Calculate the inverse on the Chebyshev points (appropriately transformed) of the codomain of the original problem. In other words, just treat the inverse like any other function you would approximate. You can calculate it with a Newton method or any other rootfinding algorithm for these points.
using FastChebInterp
f(x) = GW_distance_at_z(c,x) # the function to invert
g(x) = f(x) - dist # I want to solve g(x) = 0
yi = f(0)
yf = f(4.5)
y = chebpoints(10, yi, yf) # Compute Chebyshev points on the original co-domain
inv_inter = chebinterp(g.(y), yi, yf) # Chebyshev interpolation of g(x)
# then I have to find the roots of g(x) = 0?
If so, what is the advantage over a traditional NR algorithm and the the naive interpolation I implemented in the first post?
The assumption here is that your original function f(x) is expensive, so that a polynomial interpolant is vastly cheaper to evaluate. So, you:
Evaluate f(x) at a set of Chebyshev points to obtain an interpolating polynomial p(x). This is the only time you evaluate your expensive function f, and you only need a relatively small number of evaluations because of the exponential convergence.
In the codomain y, for a set of Chebyshev points y_k, you solve p(x) = y_k to obtain x = p^{-1}(y_k) by whatever method, e.g. Newton. Then you interpolate these p^{-1}(y_k) values with a Chebyshev polynomial q(y). This is fast because it only involves polynomial evaluations.
Your q(y) is now an approximation for f^{-1}(y). Evaluate q(y) as desired. This is fast because it only involves polynomial evaluations.
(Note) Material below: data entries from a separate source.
class _Linear(nn.Module):

    def __init__(self, in_features, out_features, bias=True):
        super().__init__()
        self.in_features, self.out_features = in_features, out_features
        self.weight = nn.Parameter(torch.empty(out_features, in_features))
        self.bias = nn.Parameter(torch.empty(out_features)) if bias else None
        nn.init.kaiming_uniform_(self.weight, a=math.sqrt(5))
        if bias:
            bound = 1 / math.sqrt(in_features) if in_features > 0 else 0
            nn.init.uniform_(self.bias, -bound, bound)


class _LayerNormParams(nn.Module):
    def __init__(self, dim, eps=1e-5):
        super().__init__()
        self.eps = eps
        self.weight = nn.Parameter(torch.ones(dim))
        self.bias = nn.Parameter(torch.zeros(dim))


class SoftEmbedding(nn.Module):

    def __init__(self, num_embeddings, embeddings_dim):
        super().__init__()
        self.embedding_table = EmbeddingTable(num_embeddings, embeddings_dim)
        self.projection_layer = _Linear(1, num_embeddings)


class SequenceEmbeddingFeatures(nn.Module):

    def __init__(self, table_sizes: Dict[str, tuple], item_id: Optional[str] = None, padding_idx: int = 0,
                 pre=None, post=None):
        super().__init__()
        self.item_id = item_id
        self.padding_idx = padding_idx
        self.embedding_tables = nn.ModuleDict(
            {n: EmbeddingTable(v, d, padding_idx=padding_idx) for n, (v, d) in table_sizes.items()})
        self.item_seq = None
        self._pre = parse_pre(pre)
        self._post = parse_post(post, {n: d for n, (v, d) in table_sizes.items()})

    @property
    def pre(self):
        return self._pre

    @property
    def post(self):
        return self._post

    @property
    def item_embedding_table(self):
        assert self.item_id is not None
        return self.embedding_tables[self.item_id]

    def item_ids(self, inputs):
        return inputs[self.item_id]


class TableConfig:

    def __init__(self, vocabulary_size: int, dim: int, initializer=None, combiner: str = "mean", name: Optional[str] = None):
        if not isinstance(vocabulary_size, int) or vocabulary_size < 1:
            raise ValueError("Invalid vocabulary_size {}.".format(vocabulary_size))
        if not isinstance(dim, int) or dim < 1:
            raise ValueError("Invalid dim {}.".format(dim))
        if combiner not in ("mean", "sum", "sqrtn"):
            raise ValueError("Invalid combiner {}".format(combiner))
        if initializer is not None and not callable(initializer):
            raise ValueError("initializer must be callable if specified.")
        self.vocabulary_size, self.dim, self.combiner, self.name = vocabulary_size, dim, combiner, name
        self.initializer = functools.partial(nn.init.normal_, mean=0.0, std=0.05) if initializer is None else initializer

    def __repr__(self):
        return (f"TableConfig(vocabulary_size={self.vocabulary_size!r}, dim={self.dim!r}, "
                f"combiner={self.combiner!r}, name={self.name!r})")


class FeatureConfig:

    def __init__(self, table: TableConfig, max_sequence_length: int = 0, name: Optional[str] = None):
        self.table, self.max_sequence_length, self.name = table, max_sequence_length, name


class _BagTable(nn.Module):

    def __init__(self, num_embeddings, embedding_dim, mode="mean", initializer=None):
        super().__init__()
        self.num_embeddings, self.embedding_dim, self.mode = num_embeddings, embedding_dim, mode
        self.weight = nn.Parameter(torch.empty(num_embeddings, embedding_dim))
        nn.init.normal_(self.weight, mean=0.0, std=0.05)
        if initializer is not None:
            initializer(self.weight)

    def extra_repr(self):
        return f"{self.num_embeddings}, {self.embedding_dim}, mode={self.mode!r}"


class _EmbeddingBagsFn(torch.autograd.Function):

    @staticmethod
    def forward(ctx, anchor, tables, lookups, concat, err):
        B = lookups[0][1].numel() if lookups[0][1] is not None else lookups[0][0].shape[0]
        cols, c = [], 0
        for t in tables:
            cols.append(c)
            c += t.shape[1] if concat else 0
        wide = torch.empty((B, c), device=anchor.device, dtype=torch.float32) if concat else None
        outs, saved = [], []
        for t, (vals, offs, comb), col in zip(tables, lookups, cols):
            vals = vals.contiguous()
            offs = None if offs is None else offs.contiguous()
            outs.append(ops.embedding_bag_fwd(t.detach(), vals, offs, comb, out=wide, col=col, err_flag=err))
            saved.append((vals, offs, comb, 0 if offs is not None else vals.numel() // max(vals.shape[0], 1), col))
        ctx.tables, ctx.saved, ctx.concat = tables, saved, concat
        return (wide,) if concat else tuple(outs)

    @staticmethod
    def backward(ctx, *douts):
        for i, (tab, (vals, offs, comb, fixed_k, col)) in enumerate(zip(ctx.tables, ctx.saved)):
            dout = douts[0] if ctx.concat else douts[i]
            if dout is None:
                continue
            rows = ops.embedding_bag_bwd_rows(dout.contiguous(), vals.numel(), tab.shape[1], offs, fixed_k, comb, col=col)
            ids = vals.view(-1)
            sink = getattr(tab, "_t4r_sparse_sink", None)
            if sink is not None:
                sink.add_rows(tab, ids, rows, padding_idx=-1)
            else:
                ops.scatter_rows_sorted(_grad_buf(tab), ids, rows, padding_idx=-1)
        return None, None, None, None, None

Compared to piecewise-polynomial interpolation ala Interpolations.jl, this should require many fewer function evaluations in step (1) to obtain a high-accuracy interpolant; you can easily approach the limits of roundoff errors. (This is only for smooth f that you can evaluate at arbitrary points, as is the case here. Piecewise interpolation is useful for non-smooth functions or data that is provided at a fixed set of points that you can’t change to Chebyshev points.)